*Work task*
Please take the lines from the one holding "long long g_phase[64];" through the one holding "atomicAdd(&g_phase[14 + _ph_off], _c);" in the data below and copy them exactly.

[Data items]
 #ifdef LTPL_PROFILE_PHASES
-__device__ unsigned long long g_phase[32];
-#define LTPL_PH_INIT long long _t0 = clock64();
+#define LTPL_PH_NCTA 16384
+__device__ unsigned long long g_phase[64];
+__device__ unsigned long long g_cta[LTPL_PH_NCTA];
+__device__ unsigned int g_cta_n;
+#define LTPL_PH_INIT                                                                                 \
+    long long _t0 = clock64();                                                                       \
+    [[maybe_unused]] const long long _t_entry = _t0;                                                 \
+    int _ph_off = 0;
+#define LTPL_PH_CLASS(off) _ph_off = (off);
 #define LTPL_PH(k)                                                                                   \
     {                                                                                                \
         long long _t1 = clock64();                                                                   \
-        if ((threadIdx.x & 31) == 0) atomicAdd(&g_phase[k], (unsigned long long)(_t1 - _t0));        \
+        if ((threadIdx.x & 31) == 0) atomicAdd(&g_phase[(k) + _ph_off], (unsigned long long)(_t1 - _t0)); \
         _t0 = clock64();                                                                             \
+    }
+#define LTPL_PH_CTA(tag)                                                                             \
+    {                                                                                                \
+        __syncthreads();                                                                             \
+        if (threadIdx.x == 0) {                                                                      \
+            const unsigned long long _c = (unsigned long long)(clock64() - _t_entry);                \
+            atomicAdd(&g_phase[14 + _ph_off], _c);                                                   \
+            const unsigned _i = atomicAdd(&g_cta_n, 1u);                                             \
+            if (_i < LTPL_PH_NCTA) g_cta[_i] = (_c << 2) | (unsigned long long)(tag);                \
+        }                                                                                            \
     }
 #else
 #define LTPL_PH_INIT
+#define LTPL_PH_CLASS(off)
 #define LTPL_PH(k)
+#define LTPL_PH_CTA(tag)
 #endif
 
 #define LTPL_FULL 0xffffffffu
diff --git a/graphbasedlocaltrajectoryplanner_b200/csrc/ltpl_vel_res.cuh b/graphbasedlocaltrajectoryplanner_b200/csrc/ltpl_vel_res.cuh
--- a/graphbasedlocaltrajectoryplanner_b200/csrc/ltpl_vel_res.cuh
+++ b/graphbasedlocaltrajectoryplanner_b200/csrc/ltpl_vel_res.cuh
@@ -5,6 +5,7 @@
 #define VR_P 8
 #endif
 #define VR_THREADS 64
+#define VR_NB 16
 #define VR_MAXM 16
 
 __host__ __device__ inline size_t vr_smem_bytes(int nmax, bool gg) {
@@ -168,8 +169,10 @@
     double cur64 = (double)cur;
     if (len >= 0) W[lo] = cur;
     const int pcap = nmax - 1;
+    const bool can_stop = !GG && !(c.ax_max < 0.0f);
+    int i = 1;
 #pragma unroll 2
-    for (int i = 1; i <= lmax; ++i) {
+    for (; i <= lmax; ++i) {
         const int p = min(lo + i, pcap);
         const float kq = K[p], e2 = E2[p - 1];
         const float a = fmaf(-cur, c.dm, -vr_tire<EXP1>(c, cur, k_prev, ax_prev));
@@ -178,7 +181,21 @@
         if (i <= len) W[p] = cur;
         k_prev = kq;
         if (GG) ax_prev = AX[p];
-    }
+        if (can_stop && (i & 7) == 0 &&
+            __all_sync(LTPL_FULL, i >= len || __double_as_longlong(cur64) == 0)) {
+            ++i;
+            break;
+        }
+    }
+    unsigned rest = __ballot_sync(LTPL_FULL, i <= len);
+    while (rest) {
+        const int j = __ffs(rest) - 1;
+        rest &= rest - 1;
+        float* Wj = reinterpret_cast<float*>(__shfl_sync(LTPL_FULL, reinterpret_cast<unsigned long long>(W), j));
+        const int from = __shfl_sync(LTPL_FULL, lo + i, j), to = __shfl_sync(LTPL_FULL, hi, j);
+        for (int p = from + (threadIdx.x & 31); p <= to; p += 32) Wj[p] = 0.0f;
+    }
+    __syncwarp();
     if (len >= 0 && we >= 0.0f && W[hi] > we) W[hi] = we;
 }
 template <bool EXP1, bool GG>
@@ -323,6 +340,21 @@
     }
 }
 
+__device__ __forceinline__ int vr_end_mode(bool follow_cls, bool any_red, int use_src) {
+    return !follow_cls ? 1 : (any_red ? (use_src ? 2 : 1) : 0);
+}
+__device__ __forceinline__ void vr_end_point(const float* Er, int nmax, int mode, int n, int p, float& w0, float& a) {
+    const float* Wr = Er + nmax;
+    const float* Sr = Er + 3 * (size_t)nmax;
+    w0 = (mode == 0) ? fminf(Sr[p], Wr[p]) : ((mode == 1) ? Wr[p] : Sr[p]);
+    a = 0.0f;
+    if (p < n - 1) {
+        const float w1 = (mode == 0) ? fminf(Sr[p + 1], Wr[p + 1]) : ((mode == 1) ? Wr[p + 1] : Sr[p + 1]);
+        a = (w1 - w0) * vr_rcp(Er[p]);
+        if (w0 <= 1e-16f && fabsf(a) <= 1e-8f) a = -5.0f;
+    }
+}
+
 template <bool STATE, bool EXP1, bool GG>
 __global__ void __launch_bounds__(VR_THREADS, 7)
 k_vel_res(const LatDev lt, const LtplParams prm, const LtplDims dm, const LtplBuffers bf, const int nmax) {
@@ -333,6 +365,7 @@
     __shared__ long long s_in[VR_P], s_out[VR_P];
     __shared__ float s_wf0[VR_P], s_wcap[VR_P];
     __shared__ double s_v0[VR_P];
+    LTPL_PH_INIT
     const int tid = threadIdx.x, lane = tid & 31, warp = tid >> 5;
     const int B = dm.batch;
     const int nq = LTPL_NSLOT * B;
@@ -343,6 +376,7 @@
     const int g = blockIdx.x;
     if (g >= gf + go) return;
     const bool follow_cls = g < gf;
+    LTPL_PH_CLASS(follow_cls ? 0 : 32)
     const size_t pplane = (size_t)nq * dm.p_max;
     const double* x_pl = bf.path;
     const double* y_pl = bf.path + pplane;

*Written answer*
+__device__ unsigned long long g_phase[64];
+__device__ unsigned long long g_cta[LTPL_PH_NCTA];
+__device__ unsigned int g_cta_n;
+#define LTPL_PH_INIT                                                                                 \
+    long long _t0 = clock64();                                                                       \
+    [[maybe_unused]] const long long _t_entry = _t0;                                                 \
+    int _ph_off = 0;
+#define LTPL_PH_CLASS(off) _ph_off = (off);
 #define LTPL_PH(k)                                                                                   \
     {                                                                                                \
         long long _t1 = clock64();                                                                   \
-        if ((threadIdx.x & 31) == 0) atomicAdd(&g_phase[k], (unsigned long long)(_t1 - _t0));        \
+        if ((threadIdx.x & 31) == 0) atomicAdd(&g_phase[(k) + _ph_off], (unsigned long long)(_t1 - _t0)); \
         _t0 = clock64();                                                                             \
+    }
+#define LTPL_PH_CTA(tag)                                                                             \
+    {                                                                                                \
+        __syncthreads();                                                                             \
+        if (threadIdx.x == 0) {                                                                      \
+            const unsigned long long _c = (unsigned long long)(clock64() - _t_entry);                \
+            atomicAdd(&g_phase[14 + _ph_off], _c);                                                   \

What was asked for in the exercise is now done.